**Record excerpts:**
⟨

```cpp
template <auto KERNEL, typename... Args> static int wgrad_go(const WgradPlan& p, hipStream_t st, const Args&... args) {
    return launch<KERNEL>(p.grid, p.block, p.smem, st, p.a, args...);
}

template <typename T> static int wgrad_tile_launch(const WgradPlan& p, hipStream_t st) {
    constexpr int M1 = 48 / WgradCfg<T>::NW, M2 = 80 / WgradCfg<T>::NW;
    if (p.maxv == M1) return p.taps == 9 ? wgrad_go<conv_wgrad_kernel<T, 9, M1>>(p, st) : wgrad_go<conv_wgrad_kernel<T, 1, M1>>(p, st);
    return p.taps == 9 ? wgrad_go<conv_wgrad_kernel<T, 9, M2>>(p, st) : wgrad_go<conv_wgrad_kernel<T, 1, M2>>(p, st);
}

static int wgrad_dma_launch(const WgradPlan& p, hipStream_t st) {
    switch (p.pin) {
    case 0: return wgrad_go<conv_wgrad_dma_kernel<0>>(p, st, p.mpw, p.mph);
#ifdef PMOE_STAMP
    case 2: return wgrad_go<conv_wgrad_dma_kernel<2>>(p, st, p.mpw, p.mph);
    case 3: return wgrad_go<conv_wgrad_dma_kernel<3>>(p, st, p.mpw, p.mph);
#endif
    }
    if (p.wci == 1 && p.pairs) return wgrad_go<conv_wgrad_dma_kernel<1, 1, true>>(p, st, p.mpw, p.mph);
    if (p.wci == 1) return wgrad_go<conv_wgrad_dma_kernel<1, 1>>(p, st, p.mpw, p.mph);
    if (p.req == 2) return wgrad_go<conv_wgrad_dma_kernel<1, 2, false, 2>>(p, st, p.mpw, p.mph);
    if (p.req == 1) return wgrad_go<conv_wgrad_dma_kernel<1, 2, false, 1>>(p, st, p.mpw, p.mph);
    return wgrad_go<conv_wgrad_dma_kernel<1>>(p, st, p.mpw, p.mph);
}

static int wgrad_dma2_launch(const WgradPlan& p, hipStream_t st) {
    if (p.a.lTW == 5) return wgrad_go<conv_wgrad_dma2_kernel<5>>(p, st, p.mpw, p.mph);
    return wgrad_go<conv_wgrad_dma2_kernel<4>>(p, st, p.mpw, p.mph);
}

static int conv_wgrad_bnbwd_launch(const WgradPlan& p, const WgradBn& bn, hipStream_t st) {
    if (!bn.z || !bn.coef || !bn.c1 || !bn.c2 || !p.a.x || !p.a.dy || !p.a.dw) return PMOE_ERR_ARG;
    return wgrad_go<conv_wgrad_bnbwd_kernel>(p, st, BnBwdFuse{bn.z, bn.coef, bn.c1, bn.c2, bn.z_ld, p.a.Cout});
}

int conv_wgrad_launch(const WgradArgs& a, int dtype, const WgradBn& bn, hipStream_t st) {
    WgradPlan p;
    if (wgrad_select(a, dtype, bn, &p) < 0) return p.code;
    if (p.ws_floats > 0 && (!a.part || a.part_floats < p.ws_floats)) return PMOE_ERR_ARG;
    const int rc = p.kind == WGRAD_BNBWD ? conv_wgrad_bnbwd_launch(p, bn, st)
                 : p.kind == WGRAD_DMA2 ? wgrad_dma2_launch(p, st)
                 : p.kind == WGRAD_DMA ? wgrad_dma_launch(p, st)
                 : p.esz == 2 ? wgrad_tile_launch<bf16>(p, st) : wgrad_tile_launch<float>(p, st);
    return rc ? rc : wgrad_finish(p, st);
}

int conv_wgrad_fold(const WgradArgs& a, int dtype, const WgradBn& bn, hipStream_t st) {
    WgradPlan p;
    if (wgrad_select(a, dtype, bn, &p) < 0) return p.code;
    if (p.ws_floats > 0 && (!a.part || a.part_floats < p.ws_floats)) return PMOE_ERR_ARG;
    return wgrad_finish(p, st, true);
}

int conv_wgrad_plan(const WgradArgs& a, int dtype, const WgradBn& bn) {
    WgradPlan p;
    return wgrad_select(a, dtype, bn, &p);
}

long long conv_wgrad_ws_floats(const WgradArgs& a, int dtype, const WgradBn& bn) {
    WgradPlan p;
    return wgrad_select(a, dtype, bn, &p) < 0 ? p.code : p.ws_floats;
}
```

### pmoe_amd/csrc/conv_c16.hip

```cpp
#include "common.h"
#include "kernels.h"

namespace {

typedef unsigned v4u __attribute__((ext_vector_type(4)));
typedef float f32x2 __attribute__((ext_vector_type(2)));
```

⟩

**Task prompt:** Lines that contain "typename" are the result; find them in the entries above and copy each one.

**Task result:**
template <auto KERNEL, typename... Args> static int wgrad_go(const WgradPlan& p, hipStream_t st, const Args&... args) {
template <typename T> static int wgrad_tile_launch(const WgradPlan& p, hipStream_t st) {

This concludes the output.